You have to have good boundries with that person first and formost. Since your divorcing, you can also limit your time with him.


----------



## 827Aug (Apr 27, 2008)

Unfortunately, I can't limit my time with him. Got to spend 10 hours a day with him. And currently the divorce is suspended. He also "picks and chooses" his martyr issues. For example, today is going to be a BIG pain. We had to let most of our employees go (because he wrecked our finances), so it will be the two of us ALL day. I'm going to hear how he has no employees and has to do everything by himself. Blah, blah, blah,..... He started this the other day and a nasty argument ensued. I finally just left. And it's soooo hard to just ignore the dang pity party (which he created). Till death do us part is starting to have merits. lol


----------



## preso (May 1, 2009)

yes I forgot.. you work together.

what happens after the divorce with that? you still going to be working together?


----------



## dcrim (Oct 1, 2008)

What happens if you walk away from the business? Besides credit ratings... 

Check with your county clerk about filing for divorce. There should be forms you can fill out yourself. The only reason lawyers are needed is if things get complicated. For a basic filing, you should be able to do it for a modest fee.

My exwife filed (from another state) and since the notifications required a signature receipt I couldn't do that. Never knew about them, in fact. Or rather, I knew there was something I was supposed to pick up, but not what. My hours precluded a trip to the post office at all. 

So, about 2 years after filing her papers, she was granted a default divorce. I didn't know about it for 3 years and then only because I filed and had her served and she called to say it was a done deal.


----------



## preso (May 1, 2009)

Maybe he is hoping if he acts like a jerk, you'll walk away...

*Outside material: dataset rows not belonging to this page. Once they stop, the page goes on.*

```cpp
// ... 473 lines not shown
    const int i = blockIdx.x * blockDim.x + threadIdx.x;
    unsigned long long ev = 0, occ = 0;
    if (i < ns) {
        const float4 p = src[i];
        const int cx = cell_coord(p.x, gp.ox, gp.inv_h, gp.gx), cy = cell_coord(p.y, gp.oy, gp.inv_h, gp.gy),
                  cz = cell_coord(p.z, gp.oz, gp.inv_h, gp.gz);
        const int x0 = max(cx - 1, 0), x1 = min(cx + 1, gp.gx - 1);
        for (int t = 0; t < 9; ++t) {
            const int z = cz + t / 3 - 1, y = cy + t % 3 - 1;
            if (z < 0 || z >= gp.gz || y < 0 || y >= gp.gy) continue;
            const int row = (z * gp.gy + y) * gp.gx;
            ev += (unsigned long long)(cell_start[row + x1 + 1] - cell_start[row + x0]);
        }
    }
    const int ncells = gp.gx * gp.gy * gp.gz;
    for (int c = blockIdx.x * blockDim.x + threadIdx.x; c < ncells; c += gridDim.x * blockDim.x)
        occ += cell_start[c + 1] > cell_start[c] ? 1 : 0;
    atomicAdd(&out[0], ev);
    atomicAdd(&out[1], occ);
}

void launch_grid_stats(hipStream_t st, const float4* d_src, int ns, const GridParams& gp, const int32_t* d_cell_start,
                       unsigned long long* d_out) {
    hipLaunchKernelGGL(grid_stats_kernel, dim3((ns + 255) / 256), dim3(256), 0, st, d_src, ns, gp, d_cell_start, d_out);
}

int grid_pass_blocks(int total_rows) { return (total_rows + 7) / 8 * 8; }

void launch_grid_pass(hipStream_t st, bool fma, bool full, bool batch, bool search, const PassArgs& a) {
    if (a.total_rows <= 0) return;
    const dim3 grid(grid_pass_blocks(a.total_rows)), block(PASS_BS);
#define KSS_PASS(F, U, B, S) hipLaunchKernelGGL((grid_pass_kernel<F, U, B, S, false>), grid, block, 0, st, a)
#define KSS_CHAIN(F, U) hipLaunchKernelGGL((grid_pass_kernel<F, U, false, true, true>), grid, block, 0, st, a)
    if (!search) {
        if (fma) KSS_PASS(true, true, false, false); else KSS_PASS(false, true, false, false);
    } else if (batch) {
        static const bool old_form = getenv("KSS_BATCH_OLD") != nullptr;
        if (old_form) {
            if (fma) { if (full) KSS_PASS(true, true, true, true); else KSS_PASS(true, false, true, true); }
            else     { if (full) KSS_PASS(false, true, true, true); else KSS_PASS(false, false, true, true); }
        } else {
            const dim3 block2(256);
#define KSS_PASSB(F, U, Q) hipLaunchKernelGGL((gridb_pass_kernel<F, U, Q>), grid, block2, 0, st, a)
            if (!a.use_prev) {
                if (fma) { if (full) KSS_PASSB(true, true, 256); else KSS_PASSB(true, false, 256); }
                else     { if (full) KSS_PASSB(false, true, 256); else KSS_PASSB(false, false, 256); }
            } else {
                if (fma) { if (full) KSS_PASSB(true, true, 128); else KSS_PASSB(true, false, 128); }
                else     { if (full) KSS_PASSB(false, true, 128); else KSS_PASSB(false, false, 128); }
            }
#undef KSS_PASSB
        }
        if (a.defer_pairs) hipLaunchKernelGGL(gridb_finalize_kernel, dim3(a.defer_pairs), dim3(256), 0, st, a, full ? 1 : 0);
    } else if (a.chain_len > 1) {
        if (fma) { if (full) KSS_CHAIN(true, true); else KSS_CHAIN(true, false); }
        else     { if (full) KSS_CHAIN(false, true); else KSS_CHAIN(false, false); }
    } else {
        if (fma) { if (full) KSS_PASS(true, true, false, true); else KSS_PASS(true, false, false, true); }
        else     { if (full) KSS_PASS(false, true, false, true); else KSS_PASS(false, false, false, true); }
    }
#undef KSS_PASS
#undef KSS_CHAIN
}

}
```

you could look into him buying out your portion of the business I guess, which will get him away from you on a daily basis and improve your comfort level...
unless he owns the business and you just work for him, in that event, just walk away and get a new job.


----------



## 827Aug (Apr 27, 2008)

Oh, if only things were so simple.....


----------



## preso (May 1, 2009)

Things are that simple... someone owns the business. A business is not an emotional thing, it is business and with the business you can do what other business people do. If you are co-owners, you can sell off your half, you can become a silent partner and let him hire someone to do your job. A business is not an emotional thing and there are many avenues you can take if you want out. If he is badging you at work and creating a hostile workplace, call the police on him !!!
If you do not own the business, walk away... if you are a owner, see what you can do with your part to get out of there.


----------